Directions. Search the entries for the word "small". Copy each line in which it is found.

Top of Material for this exercise

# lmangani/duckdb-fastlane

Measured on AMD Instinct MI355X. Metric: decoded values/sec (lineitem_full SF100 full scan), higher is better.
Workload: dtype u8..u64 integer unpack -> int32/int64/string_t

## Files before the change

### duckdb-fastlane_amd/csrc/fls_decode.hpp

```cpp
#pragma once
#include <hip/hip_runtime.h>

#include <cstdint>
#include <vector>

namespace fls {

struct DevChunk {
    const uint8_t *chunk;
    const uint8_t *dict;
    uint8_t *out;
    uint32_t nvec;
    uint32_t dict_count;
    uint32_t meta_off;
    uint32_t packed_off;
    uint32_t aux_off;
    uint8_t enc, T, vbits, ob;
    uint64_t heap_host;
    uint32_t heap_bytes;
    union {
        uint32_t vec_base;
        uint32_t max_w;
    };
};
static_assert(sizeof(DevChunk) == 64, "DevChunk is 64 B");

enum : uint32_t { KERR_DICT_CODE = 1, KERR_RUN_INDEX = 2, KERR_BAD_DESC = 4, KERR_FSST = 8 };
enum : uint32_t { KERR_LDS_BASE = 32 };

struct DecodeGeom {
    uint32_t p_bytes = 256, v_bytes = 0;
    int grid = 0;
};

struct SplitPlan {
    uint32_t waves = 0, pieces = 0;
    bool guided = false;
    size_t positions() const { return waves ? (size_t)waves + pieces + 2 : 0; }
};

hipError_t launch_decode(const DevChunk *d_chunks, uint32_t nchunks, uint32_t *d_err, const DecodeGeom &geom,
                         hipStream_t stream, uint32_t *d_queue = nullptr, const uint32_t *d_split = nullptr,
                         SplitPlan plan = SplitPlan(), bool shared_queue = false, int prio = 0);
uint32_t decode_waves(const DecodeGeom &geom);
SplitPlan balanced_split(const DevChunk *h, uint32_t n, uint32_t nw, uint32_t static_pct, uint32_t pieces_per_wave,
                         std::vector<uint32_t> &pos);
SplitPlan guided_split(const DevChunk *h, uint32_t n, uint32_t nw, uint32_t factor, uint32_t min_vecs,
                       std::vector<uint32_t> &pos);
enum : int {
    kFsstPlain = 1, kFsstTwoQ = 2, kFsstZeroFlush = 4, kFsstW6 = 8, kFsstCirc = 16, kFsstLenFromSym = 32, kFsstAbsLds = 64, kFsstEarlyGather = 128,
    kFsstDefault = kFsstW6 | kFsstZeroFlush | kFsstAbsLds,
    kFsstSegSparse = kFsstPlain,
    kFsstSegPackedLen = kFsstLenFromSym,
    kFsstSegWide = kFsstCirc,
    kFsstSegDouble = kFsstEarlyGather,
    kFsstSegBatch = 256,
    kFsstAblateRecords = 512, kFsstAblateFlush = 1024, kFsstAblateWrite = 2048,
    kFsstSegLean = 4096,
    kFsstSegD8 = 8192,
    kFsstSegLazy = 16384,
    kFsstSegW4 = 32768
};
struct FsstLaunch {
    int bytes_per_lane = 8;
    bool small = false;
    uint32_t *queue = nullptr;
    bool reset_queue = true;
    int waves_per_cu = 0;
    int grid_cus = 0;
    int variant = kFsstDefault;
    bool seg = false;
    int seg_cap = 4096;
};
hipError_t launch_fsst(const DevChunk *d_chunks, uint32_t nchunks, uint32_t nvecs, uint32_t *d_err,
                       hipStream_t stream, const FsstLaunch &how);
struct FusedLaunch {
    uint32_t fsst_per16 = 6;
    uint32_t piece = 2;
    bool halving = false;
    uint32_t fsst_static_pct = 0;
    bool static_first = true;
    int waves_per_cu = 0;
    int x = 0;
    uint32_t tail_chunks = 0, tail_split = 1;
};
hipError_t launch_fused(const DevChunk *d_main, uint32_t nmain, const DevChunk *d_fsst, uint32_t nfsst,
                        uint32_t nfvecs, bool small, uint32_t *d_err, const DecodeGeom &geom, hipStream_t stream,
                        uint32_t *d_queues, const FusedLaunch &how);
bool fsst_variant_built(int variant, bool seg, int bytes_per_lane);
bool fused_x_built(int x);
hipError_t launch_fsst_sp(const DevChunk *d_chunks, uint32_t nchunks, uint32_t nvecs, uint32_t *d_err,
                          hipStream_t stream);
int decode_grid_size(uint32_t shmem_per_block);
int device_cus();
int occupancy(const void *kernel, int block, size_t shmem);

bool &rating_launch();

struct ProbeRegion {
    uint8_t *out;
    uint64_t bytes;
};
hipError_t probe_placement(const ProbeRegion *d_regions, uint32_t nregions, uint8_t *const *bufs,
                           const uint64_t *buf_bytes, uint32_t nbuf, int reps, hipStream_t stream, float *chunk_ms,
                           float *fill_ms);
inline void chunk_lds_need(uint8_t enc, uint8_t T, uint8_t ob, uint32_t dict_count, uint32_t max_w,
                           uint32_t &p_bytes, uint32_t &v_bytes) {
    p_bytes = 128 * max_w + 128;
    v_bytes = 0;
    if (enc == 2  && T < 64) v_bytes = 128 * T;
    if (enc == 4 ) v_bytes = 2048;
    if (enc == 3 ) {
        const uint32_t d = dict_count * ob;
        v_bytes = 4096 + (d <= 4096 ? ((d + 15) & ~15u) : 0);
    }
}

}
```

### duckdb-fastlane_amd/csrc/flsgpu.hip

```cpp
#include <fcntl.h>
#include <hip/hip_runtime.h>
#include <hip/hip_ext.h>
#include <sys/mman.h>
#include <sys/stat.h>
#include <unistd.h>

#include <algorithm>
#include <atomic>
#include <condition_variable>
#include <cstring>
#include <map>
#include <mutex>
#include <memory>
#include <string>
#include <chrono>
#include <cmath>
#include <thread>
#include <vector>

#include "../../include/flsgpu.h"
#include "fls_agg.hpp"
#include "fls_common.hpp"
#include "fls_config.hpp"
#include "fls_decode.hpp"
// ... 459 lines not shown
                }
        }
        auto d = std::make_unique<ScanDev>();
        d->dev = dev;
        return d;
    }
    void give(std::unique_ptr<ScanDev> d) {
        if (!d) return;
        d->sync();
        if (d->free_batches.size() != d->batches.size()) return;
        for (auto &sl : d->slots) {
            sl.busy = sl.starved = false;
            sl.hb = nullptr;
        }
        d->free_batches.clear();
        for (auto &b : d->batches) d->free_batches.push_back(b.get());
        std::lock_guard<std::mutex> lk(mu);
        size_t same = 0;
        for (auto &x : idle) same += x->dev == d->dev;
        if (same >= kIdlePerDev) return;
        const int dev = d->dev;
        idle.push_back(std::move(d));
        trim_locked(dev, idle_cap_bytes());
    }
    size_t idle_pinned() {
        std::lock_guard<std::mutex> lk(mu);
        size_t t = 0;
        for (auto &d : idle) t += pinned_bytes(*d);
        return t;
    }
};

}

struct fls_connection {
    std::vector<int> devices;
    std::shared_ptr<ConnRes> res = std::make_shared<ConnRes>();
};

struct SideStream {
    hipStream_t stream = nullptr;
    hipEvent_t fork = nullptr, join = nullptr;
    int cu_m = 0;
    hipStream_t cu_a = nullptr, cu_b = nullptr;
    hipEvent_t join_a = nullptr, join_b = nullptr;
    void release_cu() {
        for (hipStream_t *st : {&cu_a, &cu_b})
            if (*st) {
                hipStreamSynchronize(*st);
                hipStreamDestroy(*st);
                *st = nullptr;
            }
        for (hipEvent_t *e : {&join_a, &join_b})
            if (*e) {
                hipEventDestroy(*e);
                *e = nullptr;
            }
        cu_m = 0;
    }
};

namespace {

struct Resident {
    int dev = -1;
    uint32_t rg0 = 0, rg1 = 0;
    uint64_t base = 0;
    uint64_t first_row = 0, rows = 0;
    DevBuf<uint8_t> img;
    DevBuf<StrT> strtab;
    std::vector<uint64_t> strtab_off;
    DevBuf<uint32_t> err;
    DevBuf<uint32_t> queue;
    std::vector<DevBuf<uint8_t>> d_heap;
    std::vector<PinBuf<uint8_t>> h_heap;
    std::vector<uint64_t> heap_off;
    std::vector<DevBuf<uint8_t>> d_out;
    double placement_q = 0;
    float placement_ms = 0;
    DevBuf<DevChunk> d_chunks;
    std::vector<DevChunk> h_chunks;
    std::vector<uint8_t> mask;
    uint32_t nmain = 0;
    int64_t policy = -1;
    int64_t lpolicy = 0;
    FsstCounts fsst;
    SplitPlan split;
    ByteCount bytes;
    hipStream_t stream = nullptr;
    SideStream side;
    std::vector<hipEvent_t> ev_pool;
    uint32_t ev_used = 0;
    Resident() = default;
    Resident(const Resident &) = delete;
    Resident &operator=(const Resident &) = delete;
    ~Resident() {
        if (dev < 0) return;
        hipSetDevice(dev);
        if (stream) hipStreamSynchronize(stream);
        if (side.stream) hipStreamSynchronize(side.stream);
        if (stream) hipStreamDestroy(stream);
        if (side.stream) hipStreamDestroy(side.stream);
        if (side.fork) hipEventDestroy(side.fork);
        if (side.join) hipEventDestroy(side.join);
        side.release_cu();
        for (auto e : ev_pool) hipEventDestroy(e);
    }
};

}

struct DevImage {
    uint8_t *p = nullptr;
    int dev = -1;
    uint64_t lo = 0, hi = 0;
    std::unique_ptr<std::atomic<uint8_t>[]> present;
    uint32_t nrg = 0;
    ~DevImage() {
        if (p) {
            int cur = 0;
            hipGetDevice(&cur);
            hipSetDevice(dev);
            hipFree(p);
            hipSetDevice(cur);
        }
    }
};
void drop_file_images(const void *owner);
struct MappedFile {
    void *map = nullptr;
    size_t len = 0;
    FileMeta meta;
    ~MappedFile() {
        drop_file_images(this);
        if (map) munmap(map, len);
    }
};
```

Bottom of Material for this exercise

Response area.
    bool small = false;
                        uint32_t nfvecs, bool small, uint32_t *d_err, const DecodeGeom &geom, hipStream_t stream,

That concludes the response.